К вечеру, однако же, Прозерпиночка воротилась, но, не сказавши бонжур, прямо пролетела в свое гнездышко.
– Милая! миленькая! ангельчик! – свистнул ей вслед майор, и так жалобно, что чечеточка, хоть и из простого звания птичка, а прослезилась.
Но Прозерпиночка не ответила ни одним звуком, и чижик слышал только, как она лапками раздвигала в гнездышке пух, устраивая себе на ночь постельку.
– Супруга, богом мне данная! – не свистнул, а как-то взвыл майор и залился слезами.
Но и на этот призыв Прозерпиночка промолчала. Он подошел к ее постельке и склонился над нею; но она уже спала, или, скорее всего, притворялась спящею.
И эту ночь пришлось майору провести в одиночестве. Мундир, конечно, он снял, но брюки снять не решился, чтобы не сконфузить Прозерпиночку. А на другое утро, как ни рано он проснулся, Прозерпиночки уже не было: опять улетела к родителям.
Майорский мартиролог начался.
В продолжение целого месяца молодая жена ни одним словом с ним не перемолвилась. Каждый вечер прилетала она в чижиково дупло, укладывалась в гнездышке и каждое утро исчезала так таинственно и проворно, что майор никак ее не мог подстеречь. Раза четыре в течение этого времени прилетала она в сопровождении ватаги юнкеров и гимназистов, призывала чечеточку и заказывала ей богатый ужин. Но и она, и ее собутыльники самым наглым образом пили и ели на глазах у чижика и ни разу даже спасибо ему не сказали, точно он был не хозяин своего дупла, а сторож при нем. В женином семействе майора иначе не звали, как «мерзавцем».

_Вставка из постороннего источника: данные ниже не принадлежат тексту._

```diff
@@ -880,6 +887,21 @@
               const float b16 = cvec[wblk * 32 + cl];
               const float c16 = FOLD ? cvec[256 + wblk * 32 + cl] : 0.f;
               const size_t o0 = (shq * ep.qkv.NKT * AX_HD + d0 + cl) * 32 + 4 * ((g16 >> 1) + 2 * (g16 & 1));
+              auto vfin = [&](float a) __attribute__((always_inline)) { return a * accs + b16; };
+              float u0 = 0.f;
+              size_t po = 0;
+              if constexpr (PAIR) {
+                const int sS = ep.S >> 4, eS = ep.S & 3;
+#pragma unroll
+                for (int s = 0; s < NS16; ++s) {
+                  if (s == sS) {
+                    const f32x4 a = accm_[s][cb];
+                    u0 = vfin(eS == 0 ? a[0] : eS == 1 ? a[1] : eS == 2 ? a[2] : a[3]);
+                  }
+                }
+                u0 = lane_bcast(u0, r16 + 16 * ((ep.S >> 2) & 3));
+                po = (size_t)ep.pair_B * Hq * ep.qkv.NKT * (AX_HD * 32);
+              }
 #pragma unroll
               for (int s = 0; s < NS16; ++s) {
                 if ((s >> 1) < nkt) {
@@ -890,11 +912,15 @@
                       const float2 st = atab[16 * s + 4 * g16 + e];
                       vv[e] = st.y * (accm_[s][cb][e] * accs - st.x * c16) + b16;
                     } else {
-                      vv[e] = accm_[s][cb][e] * accs + b16;
+                      vv[e] = vfin(accm_[s][cb][e]);
                     }
                   }
                   const size_t o = o0 + (size_t)(s >> 1) * (AX_HD * 32) + 16 * (s & 1);
                   split4_store(ep.qkv.vh + o, ep.qkv.vl + o, make_float4(vv[0], vv[1], vv[2], vv[3]));
+                  if constexpr (PAIR) {
+                    const float k0 = (s == 0 && g16 == 0) ? u0 : vv[0];
+                    split4_store(ep.qkv.vh + po + o, ep.qkv.vl + po + o, make_float4(k0, vv[1], vv[2], vv[3]));
+                  }
                 }
               }
             }
@@ -947,7 +973,8 @@
         } else {
           p16_t* dh = (which == 0 ? ep.qkv.qh : ep.qkv.kh) + shq * SPq * AX_HD + d0 + pc4;
           p16_t* dl = (which == 0 ? ep.qkv.ql : ep.qkv.kl) + shq * SPq * AX_HD + d0 + pc4;
-          const int nkt = ep.qkv.NKT;
+          const int nkt = PAIR ? (ep.S + 32) / 32 : ep.qkv.NKT;
+          const size_t pq = PAIR ? (size_t)ep.pair_B * Hq * SPq * AX_HD : 0;
           patch_write(std::integral_constant<int, 0>{});
           float2 st_cur = row_stats(std::integral_constant<int, 0>{});
           float4 v_cur = zero4();
@@ -982,7 +1009,15 @@
             if (t < nkt) {
               const int tok = 32 * t + 8 * g + prow;
               v4 = finish4(v4, st);
-              if (t < X3_MSUB - 1 || tok < ep.S) split4_store(dh + tok * AX_HD, dl + tok * AX_HD, v4);
+              if constexpr (PAIR) {
+                if (tok < ep.S) split4_store(dh + tok * AX_HD, dl + tok * AX_HD, v4);
+                if ((unsigned)(tok - 1) < (unsigned)ep.S) {
+                  const int tok2 = tok == ep.S ? 0 : tok;
+                  split4_store(dh + pq + tok2 * AX_HD, dl + pq + tok2 * AX_HD, v4);
+                }
+              } else {
+                if (t < X3_MSUB - 1 || tok < ep.S) split4_store(dh + tok * AX_HD, dl + tok * AX_HD, v4);
+              }
             }
           });
         }
@@ -1219,7 +1254,7 @@
 
 template <int WAVES, int ACT, int RES, bool OUT_F32, bool OUT_PLANES, bool OUT_QKV, int ABL, bool FOLD = false,
           bool OSTAT = false, bool EMBED = false, bool T16 = false, bool F6 = false, bool PIPE = false, int NCB = 1,
-          bool M16 = false>
+          bool M16 = false, bool PAIR = false>
 inline int launch_gemm_x3_w(const X3Operand& A, const X3Weights& W, const X3Epilogue& ep, int M, int N, int K,
                                 int rpt, hipStream_t stream) {
   constexpr int NBLK = WAVES * NCB;
@@ -1229,8 +1264,9 @@
   const int tiles_m = (M + rpt - 1) / rpt, tiles_n = (N + TN - 1) / TN;
   const int total = tiles_m * tiles_n;
   static_assert(!(F6 && T16), "the f16f6 k-loop has no 16-row sub-tile yet");
-  auto kfn = &gemm_x3_kernel<WAVES, ACT, RES, OUT_F32, OUT_PLANES, OUT_QKV, ABL, FOLD, OSTAT, EMBED, T16, F6, PIPE, NCB, M16>;
+  auto kfn = &gemm_x3_kernel<WAVES, ACT, RES, OUT_F32, OUT_PLANES, OUT_QKV, ABL, FOLD, OSTAT, EMBED, T16, F6, PIPE, NCB, M16, PAIR>;
   if (T16 && rpt > X3_TM - 16) return -2;
+  if (PAIR && (rpt + 1 > X3_TM - 16 || ep.pair_B < 1 || M != ep.pair_B * rpt)) return -2;
   if (PIPE && (K / X3_BK) % 2 != 0) return -2;
   if (!x3_has_col_scale(ACT, RES) && ep.scale_cols > 0) return -2;
 #ifndef MDM_EMU
@@ -1418,9 +1454,21 @@
 }
 #endif
 
+inline bool x3_qkv_pairs(int S, int D) {
+  return x3_waves_setting() == 8 && S + 1 <= X3_TM - 16 && x3_t16_setting() && (D / X3_BK) % 2 == 0 && x3_pipe_setting(5) &&
+         !x3_wide_setting() && x3_m16_setting();
+}
+
 inline int launch_gemm_x3_qkv(const X3Operand& A, const X3Weights& W, const X3Epilogue& ep, int nseq, int S, int D,
-                                  hipStream_t s) {
+                                  hipStream_t s, int pair_B = 0) {
   if (S > X3_TM) return -2;
+  if (pair_B > 0) {
+    if (nseq != 2 * pair_B || !x3_qkv_pairs(S, D)) return -2;
+    X3Epilogue ep2 = ep;
+    ep2.pair_B = pair_B;
+    return launch_gemm_x3_w<8, ACT_NONE, 0, false, false, true, 0, false, false, false, true, false, true, 1, true, true>(
+        A, W, ep2, pair_B * S, 3 * D, D, S, s);
+  }
   if (x3_waves_setting() == 8 && S <= X3_TM - 16 && x3_t16_setting()) {
     if ((D / X3_BK) % 2 == 0 && x3_pipe_setting(5)) {
 #ifdef MDM_PROBES
diff --git a/motion-diffusion-model_amd/csrc/mdm_api.hip b/motion-diffusion-model_amd/csrc/mdm_api.hip
--- a/motion-diffusion-model_amd/csrc/mdm_api.hip
+++ b/motion-diffusion-model_amd/csrc/mdm_api.hip
@@ -165,6 +165,10 @@
         return fail(MDM_EINVAL, "mdm_set_option: MDM_OPT_DEC_TIME_TOKEN needs a trans_dec model created with context_len = 1 (the class-token row)");
       m->dec_time_token = value != 0;
       return MDM_OK;
+    case MDM_OPT_ENC_SHARED_LAYER0:
+      if (value != 0 && value != 1) return fail(MDM_EINVAL, "mdm_set_option: MDM_OPT_ENC_SHARED_LAYER0 must be 0 or 1");
+      m->enc_shared_l0 = value != 0;
+      return MDM_OK;
     default:
       return fail(MDM_EINVAL, "mdm_set_option: unknown key " + std::to_string(key));
   }
@@ -187,6 +191,7 @@
     case MDM_OPT_DEC_FUSED_SELFATTN: *value = m->fused_selfattn ? 1 : 0; return MDM_OK;
     case MDM_OPT_ATTN_DIRECT_OUT: *value = m->attn_direct ? 1 : 0; return MDM_OK;
     case MDM_OPT_DEC_TIME_TOKEN: *value = m->dec_time_token ? 1 : 0; return MDM_OK;
+    case MDM_OPT_ENC_SHARED_LAYER0: *value = m->enc_shared_l0 ? 1 : 0; return MDM_OK;
     default: return fail(MDM_EINVAL, "mdm_get_option: unknown key " + std::to_string(key));
   }
 }
```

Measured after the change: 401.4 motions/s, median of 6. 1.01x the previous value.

– А «мерзавец»-то опять выигрышный билет купил! – сообщала старая канарейка загостившейся кузине.
Или:
– Скоро, кажется, «мерзавец» с ума сойдет. Задумываться начал!
Один старый кенарь (тесть) от времени до времени посещал майора, утешал его и даже обещал высечь Прозерпиночку; но обещания не выполнил, а только выманил у зятя целую уйму двугривенных.
Прошел и еще месяц. Отношения Прозерпиночки к майору несколько изменились, но не к лучшему. Канарейка постепенно вошла в свою роль, обнаглела. Она уже не разыгрывала молчальницу, но обращала к чижику свою речь таким тоном, каким должна говорить королева с каким-нибудь безвестным дворцовым истопником.
– Денег надо,– говорила она.
– Сколько-с?
– Не «сколько», а давайте!
Ни сколько, ни на какой предмет – молчок. Может быть, она поступала так с умыслом, желая повредить чижику душу; но может быть, и без умысла, «так». Душа канарейки – потемки, и ни один мудрец не разберет, где в ней кончается грациозное порхание мысли и где начинается мучительство. Как бы то ни было, чижик не прекословил. Он уходил на минутку в заднее отделение дупла и дрожащими руками выносил оттуда свою копилку. И покуда она зря черпала в россыпи серебряных пятачков и как-то странно при этом улыбалась, он чувствовал, что у него душу вынимают. Не потому, чтоб он был скуп, а потому, что от природы имел потребность во всякое время знать состояние своей кассы в точности.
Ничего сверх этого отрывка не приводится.